Mythology: Lyra was the Lyre or Harp of Orpheus, the son of Apollo, Olympian God of Music and Light. Hermes (Mercury), the Messenger of the Gods, fashioned it from a tortoise shell and gave his invention to Apollo, who, in turn, gave the lyre to his gifted son. So beautiful was Orpheus' music he could charm both creatures and inanimate objects.
When Orpheus' wife, Eurydice, died from the bite of a snake, he sought her in the Underworld, and charmed Hades (Pluto), ruler of that realm, into letting her return with him. The only condition was that he not look back before reaching the world of the living. As they hurried upward, Eurydice could not keep up with Orpheus. Panicking, he glanced back, only to see Eurydice slip back into the Underworld. Even Orpheus and his divine music could not win her back a second time.
Orpheus wandered the hills for years, playing sadly haunting music, pursued by women who desperately desired to fill the empty place in his life.

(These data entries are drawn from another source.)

#define ISSUE_RA(X, SLOT)                                                                                                     \
    __builtin_amdgcn_global_load_lds((const __attribute__((address_space(1))) void*)(a_src + (size_t)a_kt * (BK * 2) + avoff[X]), \
                                     (__attribute__((address_space(3))) void*)(smem + (SLOT) * A_BYTES + ((wave & 3) * NPA + (X)) * 1024), 16, 0, CS_DMA_AUX_A)
#define ISSUE_RB(X, SLOT)                                                                                                     \
    __builtin_amdgcn_global_load_lds((const __attribute__((address_space(1))) void*)(b_src + (size_t)b_kt * (BK * 2) + avoff[X]), \
                                     (__attribute__((address_space(3))) void*)(b_ring + (SLOT) * B_BYTES + ((wave & 3) * 8 + (X)) * 1024), 16, 0, CS_DMA_AUX_B)

    if constexpr (ROLES) {
        if (role_a) {
            set_a(a_tile);
#pragma unroll
            for (int x = 0; x < NPA; ++x) ISSUE_RA(x, 0);
            adv_a();
#pragma unroll
            for (int x = 0; x < NPA; ++x) ISSUE_RA(x, 1);
            adv_a();
        } else {
            set_b(b_tile);
#pragma unroll
            for (int x = 0; x < 8; ++x) ISSUE_RB(x, 0);
            adv_b();
            if constexpr (MID) {
#pragma unroll
                for (int x = 0; x < 8; ++x) ISSUE_RB(x, 1);
                adv_b();
            }
        }
        if constexpr (MID) {
            if (role_a) CS_VMCNT(NPA);
            else CS_VMCNT(8);
            __builtin_amdgcn_s_barrier();
        }
    } else {
        set_a(a_tile);
        set_b(b_tile);
#pragma unroll
        for (int x = 0; x < 4; ++x) ISSUE_A(x, 0);
        adv_a();
#pragma unroll
        for (int x = 0; x < 4; ++x) ISSUE_B(x, 0);
        adv_b();
#pragma unroll
        for (int x = 0; x < 4; ++x) ISSUE_A(x, 1);
        adv_a();
    }

    int curA = 0, gpar = 0;
    bool after_epi = false;
    for (int tile = blockIdx.x; tile < ntiles; tile += G) {
        int tm, tn;
        tile_of_id(p, tile, ntiles, tm, tn);
        const int row0 = tm * BM + wm * TM, colw = tn * BN + wn * TN;
        f32x16 acc[M16 ? 1 : FM][M16 ? 1 : FN];
        f32x4 acc16[M16 ? 8 : 1][M16 ? 4 : 1];
        constexpr int RB = M16 ? 16 : 32, NRB = TM / RB;
        EpiOpsT<M16 ? 8 : 4> eo;
        auto load_epi_ops = [&](int ln) {
            const int l31 = ln & (RB - 1), hf = ln >> 5, lane = ln;
#pragma unroll
            for (int i = 0; i < (M16 ? 8 : 4); ++i) eo.mean[i] = eo.rstd[i] = 0.f;
            eo.cb = eo.cc = 0.f;
            if (LN || F8) {
#pragma unroll
                for (int i = 0; i < NRB; ++i) {
                    const int r = min(row0 + i * RB + l31, p.M - 1);
                    if (LN) eo.mean[i] = p.ln_mean[r];
                    eo.rstd[i] = p.ln_rstd[r];
                }
            }
            int co;
            if (SWI) co = hf * p.group + min(tn * 128 + wn * 32 + (lane & 31), p.group - 1);
            else co = min(colw + lane, p.N - 1);
            if (!RES) {
                if (p.bias) eo.cb = p.bias[co];
                if (LN || F8) eo.cc = p.ln_colsum[co];
            }
        };

        auto ktile = [&](auto zero_tag, auto role_tag) {
            constexpr bool ZERO = decltype(zero_tag)::value;
            constexpr int ROLE = decltype(role_tag)::value;
            constexpr int KEEP = ROLE == 0 ? 4 : ROLE == 1 ? 0 : NPA;
            constexpr int SS = S + KEEP > 63 ? 63 - KEEP : S;
            if (after_epi) CS_VMCNT(KEEP + SS);
            else CS_VMCNT(KEEP);
            after_epi = false;
            asm volatile("s_waitcnt lgkmcnt(0)" ::: "memory");
            if (!CS_ABL(p, 2))
                __builtin_amdgcn_s_barrier();
            const char* la = smem + curA * A_BYTES + a_base;
            const char* lb = b_ring + gpar * B_BYTES + b_base;
            const int slot_a2 = curA == 0 ? 2 : curA - 1, slot_b1 = gpar ^ 1;
            if constexpr (F8) {
                typedef __attribute__((ext_vector_type(8))) int i32x8;
                typedef __attribute__((ext_vector_type(4))) int i32x4;
#pragma unroll
                for (int s2 = 0; s2 < 2; ++s2) {
                    const int c0 = 4 * s2 + 2 * hf;
                    const int off0 = ((par8 | c0) ^ sw) << 4, off1 = ((par8 | (c0 + 1)) ^ sw) << 4;
                    i32x8 a8[FM], b8[FN];
#pragma unroll
                    for (int i = 0; i < FM; ++i) {
                        const i32x4 lo = *(const i32x4*)(la + i * (16 * 256) + off0), hi = *(const i32x4*)(la + i * (16 * 256) + off1);
                        a8[i] = i32x8{lo[0], lo[1], lo[2], lo[3], hi[0], hi[1], hi[2], hi[3]};
                    }
#pragma unroll
                    for (int j = 0; j < FN; ++j) {
                        const i32x4 lo = *(const i32x4*)(lb + j * (16 * 256) + off0), hi = *(const i32x4*)(lb + j * (16 * 256) + off1);
                        b8[j] = i32x8{lo[0], lo[1], lo[2], lo[3], hi[0], hi[1], hi[2], hi[3]};
                    }
                    if constexpr (ROLE == 1) {
                        if (s2 == 0) {
#pragma unroll
                            for (int x = 0; x < 8; ++x) ISSUE_RB(x, slot_b1);
                        }
                    } else if constexpr (ROLE == 2) {
                        if (s2 == 1) {
#pragma unroll
                            for (int x = 0; x < NPA; ++x) ISSUE_RA(x, slot_a2);
                        }
                    } else if (s2 == 0) {
                        ISSUE_B(0, slot_b1); ISSUE_B(1, slot_b1); ISSUE_B(2, slot_b1); ISSUE_B(3, slot_b1);
                    } else {
                        ISSUE_A(0, slot_a2); ISSUE_A(1, slot_a2); ISSUE_A(2, slot_a2); ISSUE_A(3, slot_a2);
                    }
#pragma unroll
                    for (int i = 0; i < FM; ++i)
#pragma unroll
                        for (int j = 0; j < FN; ++j) {
                            if (ZERO && s2 == 0) {
                                const f32x16 z = {0.f, 0.f, 0.f, 0.f, 0.f, 0.f, 0.f, 0.f, 0.f, 0.f, 0.f, 0.f, 0.f, 0.f, 0.f, 0.f};
                                acc[i][j] = __builtin_amdgcn_mfma_scale_f32_32x32x64_f8f6f4(b8[j], a8[i], z, 0, 0, 0, 0x7f7f7f7f, 0, 0x7f7f7f7f);
                            } else {
                                acc[i][j] = __builtin_amdgcn_mfma_scale_f32_32x32x64_f8f6f4(b8[j], a8[i], acc[i][j], 0, 0, 0, 0x7f7f7f7f, 0, 0x7f7f7f7f);
                            }
                        }
                }
            } else {
                bf16x8 a[2][FM], b[2][FN];
                auto frags = [&](int ks, int buf) {
                    const int off = ((par8 | (ks * 2 + hf)) ^ sw) << 4;
#pragma unroll
                    for (int i = 0; i < FM; ++i) a[buf][i] = *(const bf16x8*)(la + i * (16 * 256) + off);
// ... 168 lines not shown
            };
            auto read_a = [&](const char* pa, int ks, int c) {
#pragma unroll
                for (int x = 0; x < 4; ++x) ga[c][x] = frag(pa, ks, c * 4 + x);
            };
            auto read_b = [&](const char* pb, int ks, int jj) {
                gb[2 * jj] = frag(pb, ks, 2 * jj);
                gb[2 * jj + 1] = frag(pb, ks, 2 * jj + 1);
            };
            auto mfmas = [&](int c, int jj, bool zero) {
#pragma unroll
                for (int x = 0; x < 4; ++x)
#pragma unroll
                    for (int j = 2 * jj; j < 2 * jj + 2; ++j) {
                        if (zero) {
                            const f32x4 z = {0.f, 0.f, 0.f, 0.f};
                            acc16[c * 4 + x][j] = __builtin_amdgcn_mfma_f32_16x16x32_bf16(gb[j], ga[c][x], z, 0, 0, 0);
                        } else {
                            acc16[c * 4 + x][j] = __builtin_amdgcn_mfma_f32_16x16x32_bf16(gb[j], ga[c][x], acc16[c * 4 + x][j], 0, 0, 0);
                        }
                    }
            };
            auto order = [&](auto r0a, auto nra, auto r0b, auto nrb, auto d0a, auto nda, auto d0b, auto ndb) {
#pragma unroll
                for (int m = 0; m < 16; ++m) {
                    __builtin_amdgcn_sched_group_barrier(0x008, 1, 0);
                    if ((m >= r0a.value && m < r0a.value + nra.value) || (m >= r0b.value && m < r0b.value + nrb.value))
                        __builtin_amdgcn_sched_group_barrier(0x100, 1, 0);
                    if ((m >= d0a.value && m < d0a.value + nda.value) || (m >= d0b.value && m < d0b.value + ndb.value))
                        __builtin_amdgcn_sched_group_barrier(0x010, 1, 0);
                }
            };
#define CI(N) std::integral_constant<int, (N)>{}
            if (ZERO) {
                read_a(la, 0, 0);
                read_b(lb, 0, 0);
                __builtin_amdgcn_sched_group_barrier(0x100, 6, 0);
            }
            read_b(lb, 0, 1);
            mfmas(0, 0, ZERO);
            read_a(la, 0, 1);
            mfmas(0, 1, ZERO);
            order(CI(0), CI(2), CI(8), CI(4), CI(0), CI(0), CI(0), CI(0));
            read_a(la, 1, 0);
            mfmas(1, 0, ZERO);
            read_b(lb, 1, 0);
            if constexpr (ROLE == 2) {
#pragma unroll
                for (int x = 0; x < NPA / 2; ++x) ISSUE_RA(x, slot_a2);
            }
            mfmas(1, 1, ZERO);
            order(CI(0), CI(4), CI(8), CI(2), CI(10), CI(ROLE == 2 ? NPA / 2 : 0), CI(0), CI(0));
            read_b(lb, 1, 1);
            if constexpr (ROLE == 2) {
#pragma unroll
                for (int x = NPA / 2; x < NPA; ++x) ISSUE_RA(x, slot_a2);
            }
            mfmas(0, 0, false);
            read_a(la, 1, 1);
            mfmas(0, 1, false);
            order(CI(0), CI(2), CI(8), CI(4), CI(2), CI(ROLE == 2 ? NPA / 2 : 0), CI(0), CI(0));
            {
                constexpr int KEEP = ROLE == 1 ? 0 : NPA;
                constexpr int SS = S + KEEP > 63 ? 63 - KEEP : S;
                if (after_epi) CS_VMCNT(KEEP + SS);
                else CS_VMCNT(KEEP);
                after_epi = false;
                asm volatile("s_waitcnt lgkmcnt(0)" ::: "memory");
                __builtin_amdgcn_s_barrier();
            }
            read_a(la_n, 0, 0);
            if constexpr (ROLE == 1) { ISSUE_RB(0, slot_b2); ISSUE_RB(1, slot_b2); ISSUE_RB(2, slot_b2); ISSUE_RB(3, slot_b2); }
            mfmas(1, 0, false);
            read_b(lb_n, 0, 0);
            if constexpr (ROLE == 1) { ISSUE_RB(4, slot_b2); ISSUE_RB(5, slot_b2); ISSUE_RB(6, slot_b2); ISSUE_RB(7, slot_b2); }
            mfmas(1, 1, false);
            order(CI(0), CI(4), CI(8), CI(2), CI(4), CI(ROLE == 1 ? 4 : 0), CI(10), CI(ROLE == 1 ? 4 : 0));
#undef CI
            if (ROLE == 1) adv_b();
            else adv_a();
            curA = nextA;
            gpar ^= 1;
        };
        if constexpr (M16) {
            if (role_a) {
                ktile_m16(std::true_type{}, std::integral_constant<int, 2>{});
                for (int kt = 1; kt < ktiles; ++kt) ktile_m16(std::false_type{}, std::integral_constant<int, 2>{});
            } else {
                ktile_m16(std::true_type{}, std::integral_constant<int, 1>{});
                for (int kt = 1; kt < ktiles; ++kt) ktile_m16(std::false_type{}, std::integral_constant<int, 1>{});
            }
        } else if constexpr (MID) {
            if (role_a) {
                ktile_mid(std::true_type{}, std::integral_constant<int, 2>{});
                for (int kt = 1; kt < ktiles; ++kt) ktile_mid(std::false_type{}, std::integral_constant<int, 2>{});
            } else {
                ktile_mid(std::true_type{}, std::integral_constant<int, 1>{});
                for (int kt = 1; kt < ktiles; ++kt) ktile_mid(std::false_type{}, std::integral_constant<int, 1>{});
            }
        } else if constexpr (ROLES) {
            if (role_a) {
                ktile(std::true_type{}, std::integral_constant<int, 2>{});
                for (int kt = 1; kt < ktiles; ++kt) ktile(std::false_type{}, std::integral_constant<int, 2>{});
            } else {
                ktile(std::true_type{}, std::integral_constant<int, 1>{});
                for (int kt = 1; kt < ktiles; ++kt) ktile(std::false_type{}, std::integral_constant<int, 1>{});
            }
        } else {
            ktile(std::true_type{}, std::integral_constant<int, 0>{});
            for (int kt = 1; kt < ktiles; ++kt) ktile(std::false_type{}, std::integral_constant<int, 0>{});
        }
        if (CS_ABL(p, 4)) continue;
        after_epi = true;
        int lane_e = lane;
        asm volatile("" : "+v"(lane_e));
        if constexpr (SLAB) {
            asm volatile("s_waitcnt lgkmcnt(0)" ::: "memory");
            __builtin_amdgcn_s_barrier();
            char* const slab = wave >= 4 ? b_ring + (gpar ^ 1) * B_BYTES + (wave - 4) * 8192
                               : (BM == 192 && wave == 3) ? b_ring + 2 * B_BYTES
                                                          : smem + (curA == 0 ? 2 : curA - 1) * A_BYTES + wave * 8192;
            load_epi_ops(lane_e);
#ifndef CS_NO_KERNARG_RELOAD
            constexpr bool RELOAD = RES && LN && AUX;
#else
            constexpr bool RELOAD = false;
#endif
            if constexpr (RELOAD) {
                const __attribute__((address_space(4))) GemmArgs* pk = (const __attribute__((address_space(4))) GemmArgs*)__builtin_amdgcn_kernarg_segment_ptr();
                asm volatile("" : "+s"(pk));
                GemmArgs pe;
                pe.A = pk->A; pe.C = pk->C; pe.bias = pk->bias; pe.extra = pk->extra; pe.M = pk->M; pe.N = pk->N; pe.ldc = pk->ldc;
                pe.ln_colsum = pk->ln_colsum; pe.stats_part = pk->stats_part; pe.xb_out = pk->xb_out; pe.ldxb = pk->ldxb; pe.lo = pk->lo;
                pe.dbg = pk->dbg;
                epi_resid_slab<LN, AUX, CP, F8, SPLIT, FM>(pe, acc, lane_e, row0, colw, tn, wn, eo, slab);
            } else if constexpr (RES) {
                epi_resid_slab<LN, AUX, CP, F8, SPLIT, FM>(p, acc, lane_e, row0, colw, tn, wn, eo, slab);
            } else {
                static_assert(FM == 4, "the slab forms of the bf16 / SwiGLU epilogues exist for 256-row tiles");
                if constexpr (SWI) epi_swiglu_slab<LN, AUX, CP>(p, acc, lane_e, row0, tn, wn, eo, slab);
                else epi_bf16_slab<epi_act(EPI), LN, CP>(p, acc, lane_e, row0, colw, eo, slab);
            }
        } else {
            load_epi_ops(lane_e);
            if constexpr (M16 && SWI) epi_swiglu_m16<LN, AUX, CP>(p, acc16, lane_e, row0, tn, wn, eo);
            else if constexpr (M16) epi_bf16_m16<epi_act(EPI), LN, CP>(p, acc16, lane_e, row0, colw, eo);
            else if constexpr (SWI) epi_swiglu<LN, AUX, CP, FM>(p, acc, lane_e, row0, tn, wn, eo);
            else epi_bf16<epi_act(EPI), LN, CP, F8, FM>(p, acc, lane_e, row0, colw, eo);
        }
    }
    CS_VMCNT(0);
#undef ISSUE_A
#undef ISSUE_B
#undef ISSUE_RA
#undef ISSUE_RB
}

Driven mad by his rejection, a mob of these women attempted to kill him. But their weapons refused to harm him as he played, until, screaming so loudly they drowned out his music, they were able to stab him to death. The lyre was then tossed into a river.
Zeus (Jupiter) saw the dreadful deed and sent a vulture to retrieve the lyre so it could be placed in the heavens as a memorial to Apollo's son.
A Deeper Look: Vega in Arabic means "the Plunging Vulture," the bird Zeus (the Romans' Jupiter) sent to retrieve Orpheus' Lyre after his death. It is one of three very bright stars, the others being Deneb in Cygnus the Swan and Altair in Aquila the Eagle, that make up the Summer Triangle, an asterism
(a commonly known grouping of stars that is not an official constellation) that straddles the summer Milky Way.
In China, Vega is Tchi-niu, the Weaving Princess, daughter of the King of Heaven, and Altair is Kien-niou, the
King's Cowherd. They fell in love, married, and neglected their jobs. The king banished them to opposite sides of the Celestial River, the Milky Way, to restore order. On the seventh night of the seventh month of each year, all the magpies in China gather to form a magical bridge with their wings across the river, allowing the lovers to unite for that one night.
The seventh day of the seventh month of the Chinese lunar year is the night when the First Quarter Moon is approaching the Milky Way, hiding the latter in its glare, permitting the lovers to meet secretly under cover of moonlight.